Thea slipped through his door without knocking and leaned over his shoulder, scanning his desk. “Hey, Danny, did you–” It was so quiet in Danny’s room for a moment, you could hear padded feet bounding across grass.

Thea rocked back on her heels and sighed. “Homework, Danny. This is homework.” She shook her head. Sometimes her brother so didn’t get it. “And what do you think Mom’s going to do when she reads that.”

“Mom’s not going to read it, it’s …” Danny trailed off, watching his sister’s face.

“Aw, no, I’m not writing a whole dumb page over!” Danny’s voice, held low, boiled.

“Suit yourself.” Thea shrugged. “Guess you’d rather have another Fa–mily Mee–ting.” Her last two words slow as taffy.
* * *

Pain where his teeth dug into his lip just barely let Danny stay in his chair. He might burst. He hated school, hated his parents, hated his life, and he really, really hated his sister. He needed to break something, feel it splinter in his hands. But then Thea would laugh at him even more. Danny grabbed the paper off the table, smashed it into a tiny ball, and punched it to the bottom of the schoolbag beside the chewed pencil. He slammed a fresh sheet to the center of his desk.
* * *

A breeze fanned through the window, thumbing the blank page. Thea half felt like laughing. But he really was next to tears. It was amazing – her little brother just didn’t get the most obvious things. Poor kid. “Do you want me to tell you what to write?” She kept her voice soft.

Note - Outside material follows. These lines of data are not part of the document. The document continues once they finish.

# Zoe187419/ATE_replication_causalML

Measured on AMD Instinct MI355X. Metric: rows/sec for DML-ATE cross-fit, N=1e7 p=500, 1/2/4/8 MI355X; ATE/SE parity, higher is better.
Workload: dtype bf16; 1 GPU; model=DML-PLR 5-fold cross-fit, CV-LASSO nuisances (100 lambdas, inner 4-fold CV), global_batch=10000000, seq_len=500, N=10000000, p=500, folds=5, parallelism=dp1, dgp=tutorial, n_kept=10000000, layout=blocked64+bytes8

## Files before the change

ate_replication_causalml_amd/_native.py:

```python
from __future__ import annotations

import ctypes
import os
from pathlib import Path

_LIBDIR = Path(__file__).resolve().parent / "_lib"
_hip = None
_cpu = None


class NativeMissing(RuntimeError):
    pass


class NativeError(RuntimeError):

    def __init__(self, name: str, status: int, detail: str):
        self.entry, self.status = name, status
        super().__init__(f"{name} failed with status {status}: {detail}")


HIP_ERRORS = {
    1: "hipErrorInvalidValue", 2: "hipErrorOutOfMemory", 3: "hipErrorNotInitialized",
    4: "hipErrorDeinitialized", 9: "hipErrorInvalidConfiguration",
    13: "hipErrorInvalidSymbol", 17: "hipErrorInvalidDevicePointer",
    21: "hipErrorInvalidMemcpyDirection", 35: "hipErrorInsufficientDriver",
    52: "hipErrorMissingConfiguration", 53: "hipErrorPriorLaunchFailure",
    98: "hipErrorInvalidDeviceFunction", 100: "hipErrorNoDevice", 101: "hipErrorInvalidDevice",
    200: "hipErrorInvalidImage", 201: "hipErrorInvalidContext", 209: "hipErrorNoBinaryForGpu",
    218: "hipErrorInvalidKernelFile", 400: "hipErrorInvalidHandle", 500: "hipErrorNotFound",
    600: "hipErrorNotReady", 700: "hipErrorIllegalAddress", 701: "hipErrorLaunchOutOfResources",
    702: "hipErrorLaunchTimeOut", 710: "hipErrorAssert", 719: "hipErrorLaunchFailure",
    720: "hipErrorCooperativeLaunchTooLarge", 801: "hipErrorNotSupported",
    900: "hipErrorStreamCaptureUnsupported", 901: "hipErrorStreamCaptureInvalidated",
    907: "hipErrorCapturedEvent", 999: "hipErrorUnknown",
}


def describe_status(rc: int) -> str:
    if rc < 0:
        return "rejected by the entry point's own argument check (no kernel launched)"
    return f"{HIP_ERRORS.get(rc, 'hipError?')} ({rc})"


c_void_p = ctypes.c_void_p
c_int = ctypes.c_int
c_int64 = ctypes.c_int64
c_uint64 = ctypes.c_uint64
c_double = ctypes.c_double

_SIGS = {
    "ate_gram_bf16": "pliipipipipppp",
    "ate_gram_bf16_pair": "pllipippipippippiip",
    "ate_last_error": "pi",
    "ate_last_stale_error": "pi",
    "ate_clear_errors": "",
    "ate_debug_bad_launch": "ip",
    "ate_check_kernel_resources": "pi",
    "ate_gram_f32": "plippipipippppp",
    "ate_gram_f64": "plippipipippppp",
    "ate_gram_tile_sizes": "pppp",
    "ate_chol_solve": "pipiipdpppppp",
    "ate_chol_solve_k": "pipipidppppp",
    "ate_spd_solve_batched": "ppiippp",
    "ate_predict": "ipllppiidipp",
    "ate_irls_update": "ipllppiiiiippppipp",
    "ate_irls_check": "piidippp",
    "ate_naive": "ippplpppp",
    "ate_clip_propensity": "pplpp",
    "ate_aipw": "ppppppldpppp",
    "ate_dml_moments": "ppplppp",
    "ate_dml_finalize": "pipp",
    "ate_boot_multinomial": "ppluiipp",
    "ate_boot_poisson": "ppluiilipp",
    "ate_enet_prepare": "piipipiipipipppppppp",
    "ate_enet_prepare_fused": "piipipiipipi" + "ppppppp" + "plp",
    "ate_enet_prepare_fused_clear": "piipipiipipi" + "ppppppp" + "pl" + "pl" + "p",
    "ate_enet_path": "pipiippppidddipppppippp",
    "ate_enet_coef": "ppiiiipppppppp",
    "ate_enet_cvloss_gauss": "pippiipppiiipp",
    "ate_cv_select": "pppiipippppip",
    "ate_enet_pick": "ppiiipppip",
    "ate_enet_cv_tail": "pippiipppi" + "pppppp" + "iiii" + "pppppppppppp",
    "ate_dml_resid_moments": "ipllpipipiiiiiippp",
    "ate_dml_resid_moments_final": "ipllpipipiiiiii" + "ppppp",
    "ate_dml_resid_exact": "pllpipipiiiiiiippp",
    "ate_dml_resid_terms": "ipllpipipiiiiii" + "ppp",
    "ate_cluster_chunk": "",
    "ate_cluster_work": "l",
    "ate_cluster_moments": "pplpplipppp",
    "ate_irm_score_moments": "ipllpipiipiiiiidippp",
    "ate_irm_score_moments_multi": "ipllpipiipipiiiiiidippp",
    "ate_irm_score_multi_smax": "",
    "ate_irm_scores": "ipllpipiipiiiiidipp",
    "ate_irm_sens_moments": "ipllpipiipiiiiidippp",
    "ate_irm_target_moments": "ipllpipiipiiiiidippp",
    "ate_irm_score_link": "ii" + "ipllpipiipiiiiidippp",
    "ate_iivm_moments": "ipllpipiipiiiiiiidippp",
    "ate_apo_moments": "ipllpipiipiiiiidippp",
    "ate_pliv_lds_max": "",
    "ate_pliv_moments": "ipllpipiippii" + "pppp",
    "ate_pliv_terms": "ipllpipiippii" + "pppp",
    "ate_group_boot": "pppliiuippp",
    "ate_group_boot_scratch": "iii",
    "ate_cate_moments": "ppplpiiippp",
    "ate_cate_moments_scratch": "iii",
    "ate_cate_boot": "ppplppiiiuippp",
    "ate_cate_boot_scratch": "iiii",
    "ate_policy_pair_hist": "ppppppliiipp",
    "ate_policy_pair_hist_scratch": "i",
    "ate_policy_search": "ppiilppp",
    "ate_lognet_path": "iplpiipipipdddippippppppppp",
    "ate_lognet_cvloss": "iplpiippipppipp",
    "ate_lognet_path_groups": "iplpiipipipppdpdiippppppppp",
    "ate_lognet_cvloss_set": "iplpiipipipppipp",
    "ate_dgp_fill": "iplllllp" + "uiipppp",
    "ate_sel_block_rows": "",
    "ate_sel_gen_count": "upilllpp",
    "ate_sel_gen_flags": "upillpp",
    "ate_sel_gen_mark": "upiplllpiplp",
    "ate_forest_fit": "pppppi" + "pppppppp" + "ip",
    "ate_forest_predict": "ppiiipppppippip",
    "ate_forest_pack": "pippppppp",
    "ate_forest_scratch_bytes": "ii",
    "ate_forest_exact_scratch_bytes": "iiii",
    "ate_forest_fit_exact": "piiipppippppippppppppp",
    "ate_forest_predict16": "ppiiipppppppippip",
    "ate_bin_matrix": "plipppp",
    "ate_panel_xtv": "iplpipplipp",
    "ate_select_compact": "plppddpppp" + "p",
    "ate_gbdt_run": "ppp",
    "ate_lv_boot": "ppp",
    "ate_lv_classify": "pipiippp",
    "ate_lv_decide": "ppipipipippppp" + "iipip",
    "ate_lv_partition": "ppipippppipp",
    "ate_lv_scatter": "pppppippp",
    "ate_lv_children": "pippppp",
    "ate_lv_transpose": "piipip",
    "ate_gbdt_bin_panel": "pilpipppilpppl" + "p",
    "ate_gbdt_slab_entries": "liii",
    "ate_gbdt_slab2_entries": "li",
    "ate_gbdt_pair_root": "pppplllp",
    "ate_gbdt_apply": "plliipppp" + "p",
    "ate_panel_xv": "iplpipiplpp",
    "ate_col_moments": "pllipppp",
    "ate_standardize": "pllippp",
    "ate_interactions": "pllipl" + "p",
    "ate_scan_parts": "l",
    "ate_gbdt_limits": "p",
    "ate_excl_scan_i32": "plpppp",
    "ate_excl_scan_i64": "plpppp",
}
_RESTYPE = {"ate_forest_scratch_bytes": ctypes.c_int64,
            "ate_forest_exact_scratch_bytes": ctypes.c_int64, "ate_gbdt_slab_entries": ctypes.c_int64,
            "ate_gbdt_slab2_entries": ctypes.c_int64,
            "ate_scan_parts": ctypes.c_int64, "ate_group_boot_scratch": ctypes.c_int64,
            "ate_cate_moments_scratch": ctypes.c_int64,
            "ate_cate_boot_scratch": ctypes.c_int64,
            "ate_policy_pair_hist_scratch": ctypes.c_int64,
            "ate_cluster_work": ctypes.c_int64}
_CT = {"p": c_void_p, "i": c_int, "l": c_int64, "u": c_uint64, "d": c_double}
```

He swung his head sharply to look at her again. Tears stood in his eyes. He nodded.

Thea took a breath, closed her eyes, then opened them. “I love to fish,” Thea began. “Fishing is my favorite thing to do.”

Thea looked out the window, across the lawn and the patch of trees, to Camas Hill in its brown grass of late autumn. “The best place to fish is Banks Lake,” she continued. Danny wiped a quick arm across his eyes and began to write.

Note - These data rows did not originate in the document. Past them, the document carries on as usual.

#define AT_CH 64
#define AT_NBUF 3
template <bool KV_F16>
static __device__ void phase_attn(const MkPhase& ph, float* sm, float* s_red, const uint8_t* dyn, const uint16_t* exp_lut, unsigned abar0, unsigned& apar, const int at_ch) {
    const AttnArgs& a = ph.at;
    const int n_heads = a.n_heads, n_kv = a.n_kv, hd = a.hd, rope_dim = a.rope_dim;
    const int64_t seq_stride = a.seq_stride;
    const int64_t* dynv = (const int64_t*)(dyn + ph.dyn_off);
    const float* rope_tab = (const float*)(dyn + ph.rope_off);
    const int kv_len = (int)dynv[1], L = kv_len + 1;
    const int lane = threadIdx.x & 31, warp = threadIdx.x >> 5;
    float* s_q = sm; float* s_k = sm + hd; float* s_v = sm + 2 * hd; float* s_p = sm + 3 * hd;
    uint8_t* s_buf = (uint8_t*)(sm + 3 * hd + ((a.max_len + 8 + 3) & ~3));
    const unsigned s_buf_smem = (unsigned)__cvta_generic_to_shared(s_buf);
    constexpr int ELT = KV_F16 ? 2 : 4;
    const unsigned buf_bytes = (unsigned)(at_ch * hd * ELT);
    const int pairs = rope_dim >> 1;
    const int hd4 = hd >> 2;
    const int NC = (kv_len + at_ch - 1) / at_ch;
    auto issue_job = [&](int g, int j) {
        const int c = j < NC ? j : j - NC;
        const int p0 = c * at_ch, cnt = min(at_ch, kv_len - p0);
        const uint8_t* src = (const uint8_t*)(j < NC ? a.kcache : a.vcache) + ((int64_t)g * seq_stride + (int64_t)p0 * hd) * ELT;
        const unsigned bytes = (unsigned)(cnt * hd * ELT), bar = abar0 + 8u * (unsigned)(j % AT_NBUF), dst = s_buf_smem + (unsigned)(j % AT_NBUF) * buf_bytes;
        asm volatile("mbarrier.arrive.expect_tx.shared::cta.b64 _, [%0], %1;" ::"r"(bar), "r"(bytes) : "memory");
        asm volatile("cp.async.bulk.shared::cluster.global.mbarrier::complete_tx::bytes [%0], [%1], %2, [%3];" ::"r"(dst), "l"(src), "r"(bytes), "r"(bar) : "memory");
    };
    auto wait_job = [&](int j) {
        const int bsel = j % AT_NBUF;
        mbar_wait(abar0 + 8u * (unsigned)bsel, (apar >> bsel) & 1u);
        apar ^= 1u << bsel;
    };
    auto ld_kv = [&](const uint8_t* buf, int idx) -> float { return KV_F16 ? __half2float(((const __half*)buf)[idx]) : ((const float*)buf)[idx]; };
    for (int h = blockIdx.x; h < n_heads; h += gridDim.x) {
        const int g = KV_F16 ? h / (n_heads / n_kv) : h % n_kv;
        if (threadIdx.x == 0) for (int j = 0; j < min(AT_NBUF, 2 * NC); j++) issue_job(g, j);
        for (int i = threadIdx.x; i < hd; i += MK_THREADS) {
            float qv, kvv;
            if (i < rope_dim) {
                const int j = i >> 1;
                const float c = rope_tab[j], s = rope_tab[pairs + j];
                const float q0 = ldcg_f(a.q + h * hd + 2 * j), q1 = ldcg_f(a.q + h * hd + 2 * j + 1);
                const float k0 = ldcg_f(a.k + g * hd + 2 * j), k1 = ldcg_f(a.k + g * hd + 2 * j + 1);
                qv = (i & 1) ? q0 * s + q1 * c : q0 * c - q1 * s;
                kvv = (i & 1) ? k0 * s + k1 * c : k0 * c - k1 * s;
            } else {
                qv = ldcg_f(a.q + h * hd + i);
                kvv = ldcg_f(a.k + g * hd + i);
            }
            s_q[i] = qv * a.scale;
            s_k[i] = kvv;
            s_v[i] = ldcg_f(a.v + g * hd + i);
        }
        MK_SYNC();
        const bool owner = KV_F16 ? (h % (n_heads / n_kv) == 0) : (h < n_kv);
        if (owner) {
            for (int i = threadIdx.x; i < hd; i += MK_THREADS) {
                const int64_t off = (int64_t)g * seq_stride + (int64_t)kv_len * hd + i;
                if (KV_F16) { ((__half*)a.kcache)[off] = __float2half_rn(s_k[i]); ((__half*)a.vcache)[off] = __float2half_rn(s_v[i]); }
                else { ((float*)a.kcache)[off] = s_k[i]; ((float*)a.vcache)[off] = s_v[i]; }
            }
        }
        for (int j = 0; j < NC; j++) {
            const int p0 = j * at_ch, cnt = min(at_ch, kv_len - p0);
            const uint8_t* kb = s_buf + (size_t)(j % AT_NBUF) * buf_bytes;
            wait_job(j);
            for (int s = warp; s < cnt; s += MK_WARPS) {
                float acc = 0.0f;
                for (int i = lane; i < hd; i += 32) acc += (KV_F16 ? __half2float(__float2half_rn(s_q[i])) : s_q[i]) * ld_kv(kb, s * hd + i);
                acc = warp_sum(acc);
                if (lane == 0) s_p[p0 + s] = acc;
            }
            MK_SYNC();
            if (threadIdx.x == 0 && j + AT_NBUF < 2 * NC) issue_job(g, j + AT_NBUF);
        }
        if (warp == 0) {
            float acc = 0.0f;
            for (int i = lane; i < hd; i += 32) {
                if (KV_F16) acc += __half2float(__float2half_rn(s_q[i])) * __half2float(__float2half_rn(s_k[i]));
                else acc += s_q[i] * s_k[i];
            }
            acc = warp_sum(acc);
            if (lane == 0) s_p[kv_len] = acc;
        }
        MK_SYNC();
        float m = -INFINITY;
        for (int s = threadIdx.x; s < L; s += MK_THREADS) m = fmaxf(m, s_p[s]);
        m = warp_max(m);
        if (lane == 0) s_red[warp] = m;
        MK_SYNC();
        m = s_red[0];
#pragma unroll
        for (int w = 1; w < MK_WARPS; w++) m = fmaxf(m, s_red[w]);
        MK_SYNC();
        float sum = 0.0f;
        for (int s = threadIdx.x; s < L; s += MK_THREADS) {
            float e = h2f_bits(exp_lut[f2h_bits(s_p[s] - m)]);
            s_p[s] = e;
            sum += e;
        }
        sum = warp_sum(sum);
        if (lane == 0) s_red[warp] = sum;
        MK_SYNC();
        sum = 0.0f;
#pragma unroll
        for (int w = 0; w < MK_WARPS; w++) sum += s_red[w];
        for (int s = threadIdx.x; s < L; s += MK_THREADS) s_p[s] = s_p[s] / sum;
        MK_SYNC();
        float accf = 0.0f;
        __half acch = __float2half_rn(0.0f);
        const int d = threadIdx.x;
        for (int j = NC; j < 2 * NC; j++) {
            const int p0 = (j - NC) * at_ch, cnt = min(at_ch, kv_len - p0);
            const uint8_t* vb = s_buf + (size_t)(j % AT_NBUF) * buf_bytes;
            wait_job(j);
            if (d < hd) {
                for (int s = 0; s < cnt; s++) {
                    if (KV_F16) acch = __hadd(acch, __hmul(((const __half*)vb)[s * hd + d], __float2half_rn(s_p[p0 + s])));
                    else accf += s_p[p0 + s] * ((const float*)vb)[s * hd + d];
                }
            }
            MK_SYNC();
            if (threadIdx.x == 0 && j + AT_NBUF < 2 * NC) issue_job(g, j + AT_NBUF);
        }
        float* s_o = s_k;
        MK_SYNC();
        if (d < hd) {
            float o;
            if (KV_F16) { acch = __hadd(acch, __hmul(__float2half_rn(s_v[d]), __float2half_rn(s_p[kv_len]))); o = __half2float(acch); }
            else { accf += s_p[kv_len] * s_v[d]; o = accf; }
            a.out[h * hd + d] = o;
            s_o[d] = o;
        }
        MK_SYNC();
        if (a.act_scratch) {
            ActQ8_0 act = ph.act;
            for (int b = warp; b < (hd >> 5); b += MK_WARPS) {
                float v = s_o[b * 32 + lane];
                float amax = warp_max(fabsf(v));
                float dd = amax / 127.0f;
                int qq = __float2int_rz(v / dd);
                const int gb = h * (hd >> 5) + b;
                act.qs[gb * 32 + lane] = (int8_t)qq;
                int ss = warp_sum_i(qq);
                if (lane == 0) { act.d[gb] = __half2float(__float2half_rn(dd)); act.isum[gb] = ss; }
            }
        }
        MK_SYNC();
    }
}

static __device__ void phase_rows(const MkPhase& ph, const uint8_t* dyn) {
    const int64_t* rows = ph.rows_dev ? (const int64_t*)ph.rows_dev : (const int64_t*)(dyn + ph.dyn_off);
    const int64_t total = (int64_t)ph.n_rows * ph.cols;
    for (int64_t i = (int64_t)blockIdx.x * MK_THREADS + threadIdx.x; i < total; i += (int64_t)gridDim.x * MK_THREADS) {
        const int64_t r = i / ph.cols, c = i - r * ph.cols;
        const int64_t e = rows[r] * ph.cols + c;
        float v;
        if (ph.src_dtype == CC_F32) v = __ldcg((const float*)ph.planes.p[0] + e);
        else if (ph.src_dtype == CC_F16) v = __half2float(((const __half*)ph.planes.p[0])[e]);
        else v = dequant_elem(ph.src_dtype, ph.planes, e);
        if (ph.dst_dtype == CC_F32) ((float*)ph.dst)[i] = v; else ((__half*)ph.dst)[i] = __float2half_rn(v);
    }
}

“Before we sold the boat, my family drove out to Banks Lake almost every Saturday. We had to get up so early you could see stars. Mom packed sandwiches and drinks, and a cooler just of ice, for the fish. Sis and I carried the poles and tackle to the truck. There was a special cabinet then for the fishing tackle.” Thea remembered its wooden curves under her fingers. “We had to be very quiet. Especially closing the pickup doors. So we wouldn’t wake the neighbors.”

Writing, Danny’s face looked a little dreamy now. Thea had a half-smile too, remembering the whisper of gravel as they rolled down the driveway. Like the pickup was tiptoeing off into adventure. And the smell of coffee from the front seat, and all of dewy spring dawn pouring through the open window.

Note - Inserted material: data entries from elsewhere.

#pragma unroll
  for (int kb = 0; kb < 5; ++kb) {
    const int q = 4 * kb + g4;
    const int tap = (q >> 1) < 9 ? (q >> 1) : 8;
    const int off = (tap / 3) * F_HW + (tap % 3);
    const int cg = q & 1;
    f16x8v ah[4], ax[4], al2[4];
#pragma unroll
    for (int pt = 0; pt < 4; ++pt) {
      const int P = (2 * wave + (pt >> 1)) * F_HW + 16 * (pt & 1) + l15 + off;
      const int sw = (P >> 2) & 1;
      const float* pp = Ps + P * 16;
      ah[pt] = *reinterpret_cast<const f16x8v*>(pp + (((2 * cg) ^ sw) << 2));
      const f16x8v al = *reinterpret_cast<const f16x8v*>(pp + (((2 * cg + 1) ^ sw) << 2));
      ax[pt] = ah[pt] * (_Float16)F_LO_INV;
      al2[pt] = al * (_Float16)F_LO_INV;
    }
    const float* wq = Ws + q * (2 * 64 * 4);
#pragma unroll
    for (int f0 = 0; f0 < 4; f0 += 2) {
      f16x8v bh[2], bl[2];
#pragma unroll
      for (int j = 0; j < 2; ++j) {
        bh[j] = *reinterpret_cast<const f16x8v*>(wq + ((f0 + j) * 16 + l15) * 4);
        bl[j] = *reinterpret_cast<const f16x8v*>(wq + 64 * 4 + ((f0 + j) * 16 + l15) * 4);
      }
#pragma unroll
      for (int pt = 0; pt < 4; ++pt)
#pragma unroll
        for (int j = 0; j < 2; ++j) acc[pt][f0 + j] = __builtin_amdgcn_mfma_f32_16x16x32_f16(bh[j], ah[pt], acc[pt][f0 + j], 0, 0, 0);
#pragma unroll
      for (int pt = 0; pt < 4; ++pt)
#pragma unroll
        for (int j = 0; j < 2; ++j) acc[pt][f0 + j] = __builtin_amdgcn_mfma_f32_16x16x32_f16(bl[j], ax[pt], acc[pt][f0 + j], 0, 0, 0);
#pragma unroll
      for (int pt = 0; pt < 4; ++pt)
#pragma unroll
        for (int j = 0; j < 2; ++j) acc[pt][f0 + j] = __builtin_amdgcn_mfma_f32_16x16x32_f16(bh[j], al2[pt], acc[pt][f0 + j], 0, 0, 0);
    }
  }

  if (tn < total) {
    asm volatile("" ::: "memory");
    __builtin_amdgcn_s_barrier();
    asm volatile("" ::: "memory");
    first_store_patch(Ps, tid, v, inb, nc);
    asm volatile("s_waitcnt lgkmcnt(0)" ::: "memory");
    __builtin_amdgcn_s_barrier();
    asm volatile("" ::: "memory");
  }

#pragma unroll
  for (int u = 0; u < 2; ++u) {
    const int c0 = 32 * u + 8 * g4;
    float sc[8], sh[8];
    {
      const f32x4 s0 = *reinterpret_cast<const f32x4*>(Ss + c0), s1 = *reinterpret_cast<const f32x4*>(Ss + c0 + 4);
      const f32x4 h0 = *reinterpret_cast<const f32x4*>(Ss + 64 + c0), h1 = *reinterpret_cast<const f32x4*>(Ss + 64 + c0 + 4);
#pragma unroll
      for (int k = 0; k < 4; ++k) sc[k] = s0[k], sc[4 + k] = s1[k], sh[k] = h0[k], sh[4 + k] = h1[k];
    }
#pragma unroll
    for (int pt = 0; pt < 4; ++pt) {
      const int y = y0 + 2 * wave + (pt >> 1), x = x0 + 16 * (pt & 1) + l15;
      float tv[8];
#pragma unroll
      for (int k = 0; k < 8; ++k) {
        tv[k] = acc[pt][2 * u + (k >> 2)][k & 3] * sc[k] + sh[k];
        if (a.act == AMMC_ACT_RELU) tv[k] = fmaxf(tv[k], 0.f);
      }
#pragma unroll
      for (int k = 0; k < 8; k += 2) vmax = fmaxf(vmax, fmaxf(fabsf(tv[k]), fabsf(tv[k + 1])));
      ammc_u4 hi, lo;
      ammc_s16_split8(tv, hi, lo);
      ammc_u4* yp = reinterpret_cast<ammc_u4*>(a.y + ((int64_t)b * a.y_bs + (int64_t)y * a.y_rs + (int64_t)x * a.y_ps) + c0);
      yp[0] = hi;
      yp[1] = lo;
    }
  }
  }
  if (a.overflow_flag && !(vmax <= 65504.f)) atomicOr(a.overflow_flag, 1);
}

Now, out Danny’s window, was a jumble of splintered lumber. “That shed’s going to collapse if you don’t shovel the roof,” Mom had sneered at Dad across the breakfast table last winter, morning after morning.

Thea used to want to be a marine biologist. But lately she is thinking: the Principal. Or the Superintendent. Not to be the one in charge so much as the one who keeps track – the one who, with that steely, gracious smile, makes sure everyone is doing what they’re supposed to. Thea watched the dogs racing across the lawn gone scraggly and weedy since Dad moved out – really, since before that – and listened to the scratching of Danny’s pencil, and waited for him to catch up to her.